No shortcuts allowed. This should be the sign posted all over our Indian roads, offices, cafés, agencies and homes too. (I’m joking! Or am I?)
For two weeks now, I was at an online academy for women bible teachers and while it was such a great time of learning it was also a very intense time. Intense because each of us were being stretched intellectually. We had a seven-step process of learning and while I did the pre-academy work of reading the textbook and going in prepared, I realised only when we began step 1, just how unprepared I was. Unprepared because I had assumed that the steps were a guideline, not a mandatory requirement. Oh, boy was I in for a surprise. Steps 1-4 took the wind out of my sails in the sweetest and most unassuming way. I even asked one of my facilitators in a break room if I could concentrate on step 3 more than step 1. She politely re-emphasised that step 1 was the most important part of the process!
Gosh.. here I was thinking I could ace my way through an academy when my lack of interest in slow progression was starting to be a big hurdle. Not only that, I was literally gritting my teeth to get through the first few steps so that I could get through to the creative side of the process faster.
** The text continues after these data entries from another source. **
# mit-han-lab/qserve

Hardware: AMD Instinct MI355X
Metric: decode tokens/sec/GPU Llama-3-8B W4A8KV4 bs=64 (higher is better)
Workload: dtype int8xint4->int32 (MFMA) + fp16; 1 GPU; Llama-3-8B W4A8 per-channel KV4 decode step, bs=64, context 1024->+512 (BASELINE.json configs[1]); global_batch=64, context_start=1030, parallelism=tp1, hipgraph=True, layers=32, launches_per_layer=8

## Files before the change

qserve_amd/csrc/attention.hip:

```cpp
#include "common.h"
#include "kv_quant.h"

namespace {

constexpr int TPB = 256;
constexpr int PAGE_TOK = 64;
constexpr int DH = 128;

__device__ __forceinline__ void nib8_to_h2(u32 x, h2 (&o)[4]) {
    const u32 t = x >> 8;
    u32 w0 = (x & 0x000F000Fu) | 0x64006400u;
    u32 w1 = (x & 0x00F000F0u) | 0x64006400u;
    u32 w2 = (t & 0x000F000Fu) | 0x64006400u;
    u32 w3 = (t & 0x00F000F0u) | 0x64006400u;
    const h2 k1024 = {(_Float16)1024.f, (_Float16)1024.f};
    const h2 k16 = {(_Float16)0.0625f, (_Float16)0.0625f};
    const h2 km64 = {(_Float16)-64.f, (_Float16)-64.f};
    o[0] = __builtin_bit_cast(h2, w0) - k1024;
    o[1] = __builtin_elementwise_fma(__builtin_bit_cast(h2, w1), k16, km64);
    o[2] = __builtin_bit_cast(h2, w2) - k1024;
    o[3] = __builtin_elementwise_fma(__builtin_bit_cast(h2, w3), k16, km64);
}

template <bool INT4>
// ... 546 lines not shown
        case 2: QS_LAUNCH_G(2); break;
        case 3: QS_LAUNCH_G(3); break;
        case 4: QS_LAUNCH_G(4); break;
        case 5: QS_LAUNCH_G(5); break;
        case 6: QS_LAUNCH_G(6); break;
        case 7: QS_LAUNCH_G(7); break;
        case 8: QS_LAUNCH_G(8); break;
        default:
            qs_set_error("single_query_attention: num_heads/num_kv_heads = %d not in 1..8", G);
            return QS_ENOSUP;
    }
#undef QS_LAUNCH_G
    return qs_launch_status("single_query_attention");
}

}

const float2* qs_rope_table(float base, int max_pos, hipStream_t st, int* len_out);
int qs_launch_decode_mfma(int G, dim3 grid, hipStream_t st, const _Float16* q, const _Float16* k, const _Float16* v,
                          const int64_t* kvp, const int* len, _Float16* out, int H, int Hkv, int64_t qs, int64_t kvs,
                          int mb, int timestep, float base, int max_pos, int nsplit, int kflags, int exp_flags,
                          const QsAttnQuant* quant, bool* fused);
int qs_launch_decode_mfma8(int G, dim3 grid, hipStream_t st, const _Float16* q, const _Float16* k, const _Float16* v,
                           const int64_t* kvp, const int* len, _Float16* out, int H, int Hkv, int64_t qs, int64_t kvs,
                           int mb, int timestep, float base, int max_pos, int nsplit);
namespace {

qs_flag g_attn_variant = 0;

int qs_attn_choose_splits(int blocks, int pages, int kv8, int fused_quant) {
    if (blocks >= 512 || pages < 4) return 1;
    const long F = kv8 ? 5000 : 4000, t_cu = kv8 ? 450 : 340, t_hbm_ps = kv8 ? 2540 : 1330;
    long best = -1;
    int best_n = 1;
    for (int n = 1; n <= 8; ++n) {
        if (n > 1 && pages / n < 2) break;
        const long rounds = ((long)blocks * n + 255) / 256;
        const long per_cu = rounds * pages * t_cu / n, chip = (long)blocks * pages * t_hbm_ps / 1000;
        const long cost = rounds * F + (per_cu > chip ? per_cu : chip) + (n > 1 ? 2500 + 300 * n + (fused_quant ? 3500 : 0) : 0);
        if (best < 0 || cost < best) best = cost, best_n = n;
    }
    return best_n;
}
struct AttnPlan {
    int family, nsplit, waves, kflags, exp_flags;
};
AttnPlan plan_attention(int batch, int H, int Hkv, int max_blocks, int timestep, bool int4, bool fused_quant, int variant) {
    const int G = H / Hkv;
    if (G < 1 || G > 8) {
        qs_set_error("single_query_attention: num_heads/num_kv_heads = %d not in 1..8", G);
        return {0};
    }
    if (variant == 1 || max_blocks > 192) return {3, 1, TPB / 64};
    int force_split = variant >= 100 ? variant - 100 : 0, exp_flags = 0;
    if (int4 && force_split >= 100) {
        exp_flags = force_split - 100;
        force_split = 0;
    }
    const int blocks = Hkv * batch;
    const int pages_max = (timestep + PAGE_TOK - 1) / PAGE_TOK;
    const int nsplit = force_split > 0 ? force_split : qs_attn_choose_splits(blocks, pages_max, int4 ? 0 : 1, int4 && fused_quant && H * DH <= 4096);
    if (int4) return {1, nsplit, QS_ATTN_WAVES_KV4, variant == 5 ? 2 : variant == 7 ? 1024 : 0, exp_flags};
    return {2, nsplit, QS_ATTN_WAVES_KV8};
}
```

Here’s the interesting fact that I learnt this week - to be creative needs groundwork. To be excellent needs us to do the hard yards. Everyone one of us needs to work our way up, step by step, sometimes very slow steps at that.
I realised that I'm quick to jump to step 5 in anything in life. I have wanted to see a quicker return on investments I made in people's lives, quicker results to things I was working towards professionally. What I neglected to see was the reward in the stumbling first steps, the sweet promise of returns in the initial stages and the simple efforts that birth the larger vision. Every step was important, no matter how small and insignificant they were.
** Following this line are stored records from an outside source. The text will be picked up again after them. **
@@ -271,10 +291,10 @@
             TRY(launch_fold_bn(P->up_t[i].b, nullptr, base + L.up_t[i].scale, base + L.up_t[i].shift, Ct, 4 * Ct, 4,
                                0, st));
         }
-        TRY(pack_conv3(P->up_c1[i].w, base + L.up_c1[i].w, Ct, Ct, C, 0, Ct, L.up_c1[i].KU, 0, 9, st));
-        TRY(pack_conv3(P->up_c1[i].w, base + L.up_c1[i].w, Ct, Ct, C, Ct, Ct, L.up_c1[i].KU, 9 * Ct / 16, 9, st));
-        TRY(pack_conv3(P->up_c1[i].w, base + L.up_c1[i].w16, Ct, Ct, C, 0, Ct, L.up_c1[i].KU, 0, 9, st, 1));
-        TRY(pack_conv3(P->up_c1[i].w, base + L.up_c1[i].w16, Ct, Ct, C, Ct, Ct, L.up_c1[i].KU, 9 * Ct / 16, 9, st, 1));
+        TRY(pack_conv3(P->up_c1[i].w, base + L.up_c1s[i].w, Ct, Ct, C, 0, Ct, L.up_c1s[i].KU, 0, 9, st));
+        TRY(pack_conv3(P->up_c1[i].w, base + L.up_c1[i].w, Ct, Ct, C, Ct, Ct, L.up_c1[i].KU, 0, 9, st));
+        TRY(pack_conv3(P->up_c1[i].w, base + L.up_c1s[i].w16, Ct, Ct, C, 0, Ct, L.up_c1s[i].KU, 0, 9, st, 1));
+        TRY(pack_conv3(P->up_c1[i].w, base + L.up_c1[i].w16, Ct, Ct, C, Ct, Ct, L.up_c1[i].KU, 0, 9, st, 1));
         TRY(launch_fold_bn(nullptr, P->up_c1[i].bn, base + L.up_c1[i].scale, base + L.up_c1[i].shift, Ct, Ct, 1, 0,
                            st));
         TRY(pack_conv3(P->up_c2[i].w, base + L.up_c2[i].w, Ct, Ct, Ct, 0, Ct, L.up_c2[i].KU, 0, 9, st));
@@ -291,12 +311,13 @@
         s3d_set_error("unet_pack: memcpy failed: %s", hipGetErrorString(e));
         return (int)e;
     }
-    return 0;
+    return pack_unet_slice_terms(base, L, P->n_slices, st);
 }
 
 #define S3D_SPLITK_FLOATS ((size_t)4718592)
 struct UNetWs {
-    size_t in16, a, b, x[5], p[4], proj, up, mid, splitk;
+    size_t in16, a, b, x[5], p[4], proj, pre, up, mid, splitk;
+    size_t lat, up1_u, up1_pre;
     size_t total;
 };
 static UNetWs unet_ws(int B, int S, int ns) {
@@ -315,9 +336,13 @@
     for (int i = 0; i < 5; ++i) W.x[i] = take((px >> (2 * i)) * xc[i]);
     for (int i = 0; i < 4; ++i) W.p[i] = take((px >> (2 * (i + 1))) * xc[i]);
     W.proj = take(px * 32);
+    W.pre = take(px * 32);
     W.up = take(px * ns * 32);
     W.mid = take(px * ns * 32);
     W.splitk = take(S3D_SPLITK_FLOATS);
+    W.lat = take(px / 256 * 512);
+    W.up1_u = take(px / 64 * 256);
+    W.up1_pre = take(px / 64 * 256);
     W.total = off;
     return W;
 }
@@ -350,6 +375,35 @@
     c.src[0] = plain_src(x, k);
     c.out = out;
     return c;
+}
+
+static int pack_unet_slice_terms(float* base, const UNetLayout& L, int ns, hipStream_t st) {
+    {
+        ConvLaunch c = conv_desc(base, L.trans_ce, S3D_PREC_F32, ns, 1, 1, 1, S3D_ACT_NONE);
+        c.scale = nullptr; c.shift = base + L.trans_cx.shift;
+        c.nsrc = 1;
+        c.src[0] = plain_src(base + L.emds, 128);
+        c.out = base + L.slice_v;
+        TRY(launch_conv(c, st));
+    }
+    {
+        ConvLaunch c = conv_desc(base, L.up_t[0], S3D_PREC_F32, ns, 2, 2, 1, S3D_ACT_NONE);
+        c.nsrc = 1;
+        c.src[0] = ConvSrc{base + L.slice_v, 512, 1, 0, 1};
+        c.out = base + L.up1_tab_in;
+        c.out_mode = S3D_OUT_CONVT;
+        c.cout_store = 256;
+        TRY(launch_conv(c, st));
+    }
+    {
+        ConvLaunch c = conv_desc(base, L.up_c1[0], S3D_PREC_F32, ns, 4, 4, 3, S3D_ACT_NONE);
+        c.scale = c.shift = nullptr;
+        c.nsrc = 1;
+        c.src[0] = plain_src(base + L.up1_tab_in, 256);
+        c.out = base + L.up1_tab;
+        TRY(launch_conv(c, st));
+    }
+    return 0;
 }
 
 static int encoder_fwd(const float* base, const EncLayout& E, int prec, int N, int S, int first, const float* in,
@@ -409,13 +463,14 @@
     TRY(encoder_fwd(base, L.E, prec, B, S, 1, pp[0], tap, pp, pool, ws + W.splitk, st));
     const int r5 = S / 16;
     {
-        ConvLaunch c = conv_desc(base, L.trans_c, prec, B * ns, r5, r5, 1, S3D_ACT_NONE);
-        c.nsrc = 2;
-        c.src[0] = ConvSrc{ws + W.x[4], 512, ns, 0, 0};
-        c.src[1] = ConvSrc{base + L.emds, 128, 1, ns, 1};
-        c.out = out->level[0];
+        ConvLaunch c = conv_desc(base, L.trans_cx, prec, B, r5, r5, 1, S3D_ACT_NONE);
+        c.scale = c.shift = nullptr;
+        c.nsrc = 1;
+        c.src[0] = plain_src(ws + W.x[4], 512);
+        c.out = ws + W.lat;
         TRY(launch_conv(c, st));
     }
+    TRY(launch_slice_bcast_add(ws + W.lat, base + L.slice_v, out->level[0], B, ns, (long)r5 * r5, 512, st));
     const float* prev = out->level[0];
     int rp = r5;
     for (int i = 0; i < 4; ++i) {
@@ -428,21 +483,53 @@
             TRY(launch_conv(c, st));
         }
         {
-            ConvLaunch c = conv_desc(base, L.up_t[i], prec, B * ns, rp, rp, 1, S3D_ACT_NONE);
+            ConvLaunch c = conv_desc(base, L.up_c1s[i], prec, B, ro, ro, 3, S3D_ACT_NONE);
+            c.scale = c.shift = nullptr;
             c.nsrc = 1;
-            c.src[0] = plain_src(prev, C);
-            c.out = ws + W.up;
-            c.out_mode = S3D_OUT_CONVT;
-            c.cout_store = Ct;
+            c.src[0] = plain_src(ws + W.proj, Ct);
+            c.out = ws + W.pre;
             TRY(launch_conv(c, st));
         }
-        {
-            ConvLaunch c = conv_desc(base, L.up_c1[i], prec, B * ns, ro, ro, 3, S3D_ACT_RELU);
-            c.nsrc = 2;
-            c.src[0] = ConvSrc{ws + W.proj, Ct, ns, 0, 0};
-            c.src[1] = plain_src(ws + W.up, Ct);
-            c.out = ws + W.mid;
-            TRY(launch_conv(c, st));
+        if (i == 0) {
+            {
+                ConvLaunch c = conv_desc(base, L.up_t[0], prec, B, rp, rp, 1, S3D_ACT_NONE);
+                c.scale = c.shift = nullptr;
+                c.nsrc = 1;
+                c.src[0] = plain_src(ws + W.lat, C);
+                c.out = ws + W.up1_u;
+                c.out_mode = S3D_OUT_CONVT;
+                c.cout_store = Ct;
+                TRY(launch_conv(c, st));
+            }
+            {
+                ConvLaunch c = conv_desc(base, L.up_c1[0], prec, B, ro, ro, 3, S3D_ACT_NONE);
+                c.scale = c.shift = nullptr;
+                c.nsrc = 1;
+                c.src[0] = plain_src(ws + W.up1_u, Ct);
+                c.pre = ws + W.pre; c.pre_bdiv = 1;
+                c.out = ws + W.up1_pre;
+                TRY(launch_conv(c, st));
+            }
+            TRY(launch_slice_table_act(ws + W.up1_pre, base + L.up1_tab, base + L.up_c1[0].scale, base + L.up_c1[0].shift,
+                                       ws + W.mid, B, ns, ro, Ct, st));
+        } else {
+            {
+                ConvLaunch c = conv_desc(base, L.up_t[i], prec, B * ns, rp, rp, 1, S3D_ACT_NONE);
+                c.nsrc = 1;
+                c.src[0] = plain_src(prev, C);
+                c.out = ws + W.up;
+                c.out_mode = S3D_OUT_CONVT;
+                c.cout_store = Ct;
+                TRY(launch_conv(c, st));
+            }
+            {
+                ConvLaunch c = conv_desc(base, L.up_c1[i], prec, B * ns, ro, ro, 3, S3D_ACT_RELU);
+                c.nsrc = 1;
+                c.src[0] = plain_src(ws + W.up, Ct);
+                c.pre = ws + W.pre; c.pre_bdiv = ns;
+                c.out = ws + W.mid;
+                TRY(launch_conv(c, st));
+            }
         }
         {
             ConvLaunch c = conv_desc(base, L.up_c2[i], prec, B * ns, ro, ro, 3, S3D_ACT_RELU);
diff --git a/slice3d_amd/csrc/conv.h b/slice3d_amd/csrc/conv.h
--- a/slice3d_amd/csrc/conv.h
+++ b/slice3d_amd/csrc/conv.h
@@ -48,6 +48,8 @@
     size_t splitk_floats;
     DropCfg drop;
     ConvGn gn;
+    const float* pre;
+    int pre_bdiv, pre_bmod;
     int* splits_out;
 };
 
@@ -94,6 +96,9 @@
                         int w, int c, hipStream_t stream);
 int launch_nchw_to_nhwc(const float* in, float* out, int n, int c, int h, int w, int cpad, hipStream_t stream);
 int launch_nhwc_to_nchw(const float* in, float* out, int n, int c, int h, int w, hipStream_t stream);
+int launch_slice_bcast_add(const float* a, const float* v, float* out, int B, int ns, long npix, int C, hipStream_t stream);
+int launch_slice_table_act(const float* a, const float* tab, const float* scale, const float* shift, float* out, int B, int ns,
+                           int R, int C, hipStream_t stream);
 int launch_add_nchw(const float* a, const float* b, float* out, int n, int c, int h, int w, hipStream_t stream);
 
 int launch_vgg_prep(const float* pred, const float* target, const float* mean, const float* stdv, float* out,
diff --git a/slice3d_amd/csrc/conv.hip b/slice3d_amd/csrc/conv.hip
--- a/slice3d_amd/csrc/conv.hip
+++ b/slice3d_amd/csrc/conv.hip
@@ -105,6 +105,13 @@
             }
         }
     }
+}
+
+template <bool PRE>
+__device__ __forceinline__ f32x4 conv_acc_init(const ConvLaunch& a, bool valid, int n, int y, int x, int co) {
+    if (!PRE || !valid) return zero4();
+    const int ni = (a.pre_bmod ? n % a.pre_bmod : n) / a.pre_bdiv;
+    return ld4(a.pre + ((long)(ni * a.H + y) * a.W + x) * a.CoutPad + co);
 }
 
 __device__ __forceinline__ void conv_block_tile(const ConvLaunch& a, int n_co_blk, int& blk_co, long& blk_px) {
@@ -126,7 +133,7 @@
     }
 }
 
-template <int MT, int NT, int WM, int WN, int KS>
+template <int MT, int NT, int WM, int WN, int KS, bool PRE = false>
 __global__ __launch_bounds__(WM* WN * 64) void conv_igemm_kernel(const ConvLaunch a) {
     const int lane = threadIdx.x & 63;
     const int wave = threadIdx.x >> 6;
@@ -157,13 +164,13 @@
         px[mt] = r - py[mt] * a.W;
     }
 
+    const int jt0 = blk_co * (CO_WG / 16) + wn * NT;
     f32x4 acc[MT][NT];
 #pragma unroll
     for (int mt = 0; mt < MT; ++mt)
 #pragma unroll
-        for (int nt = 0; nt < NT; ++nt) acc[mt][nt] = zero4();
-
-    const int jt0 = blk_co * (CO_WG / 16) + wn * NT;
+        for (int nt = 0; nt < NT; ++nt) acc[mt][nt] = conv_acc_init<PRE>(a, pv[mt], pn[mt], py[mt], px[mt], (jt0 + nt) * 16 + 4 * g);
+
     int ubase = 0;
 #pragma unroll 1
     for (int s = 0; s < a.nsrc; ++s) {
@@ -202,7 +209,7 @@
     conv_epilogue<MT, NT>(a, acc, pn, py, px, pv, jt0, g);
 }
 
-template <int MT, int NT, int WM, int WN, int KS>
+template <int MT, int NT, int WM, int WN, int KS, bool PRE = false>
 __global__ __launch_bounds__(WM* WN * 64) void conv_igemm_f16x3_kernel(const ConvLaunch a) {
     const int lane = threadIdx.x & 63;
     const int wave = threadIdx.x >> 6;
@@ -234,13 +241,13 @@
         py[mt] = r / a.W;
         px[mt] = r - py[mt] * a.W;
     }
+    const int jt0 = blk_co * (CO_WG / 16) + wn * NT;
     f32x4 acc[MT][NT];
 #pragma unroll
     for (int mt = 0; mt < MT; ++mt)
 #pragma unroll
-        for (int nt = 0; nt < NT; ++nt) acc[mt][nt] = zero4();
-
-    const int jt0 = blk_co * (CO_WG / 16) + wn * NT;
+        for (int nt = 0; nt < NT; ++nt) acc[mt][nt] = conv_acc_init<PRE>(a, pv[mt], pn[mt], py[mt], px[mt], (jt0 + nt) * 16 + 4 * g);
+
     int ubase = 0;
 #pragma unroll 1
     for (int s = 0; s < a.nsrc; ++s) {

I had to, not just endure the first steps, but needed to cherish every step as they provided me with the much-needed prowess for the following step. At the end of the two weeks, I grew to appreciate every step, especially steps 1 and 2 because they made so much sense when I reached steps 5 and 6. I had more clarity, order and understanding than when I began because of the initial slogging that was done.
There are no shortcuts to our lives. Not to our marriages. Not to our relationships. Not even to our callings. We have to work through each step like it's the most important step, giving it all we have, allowing ourselves to learn everything that the step teaches us before we move on.
What have you been trying to shortcut?
What have you already cut the line on and are regretting?
How ready are you to take one step at a time?
Step by step is the best way to move forward! Can we maybe, respect the process?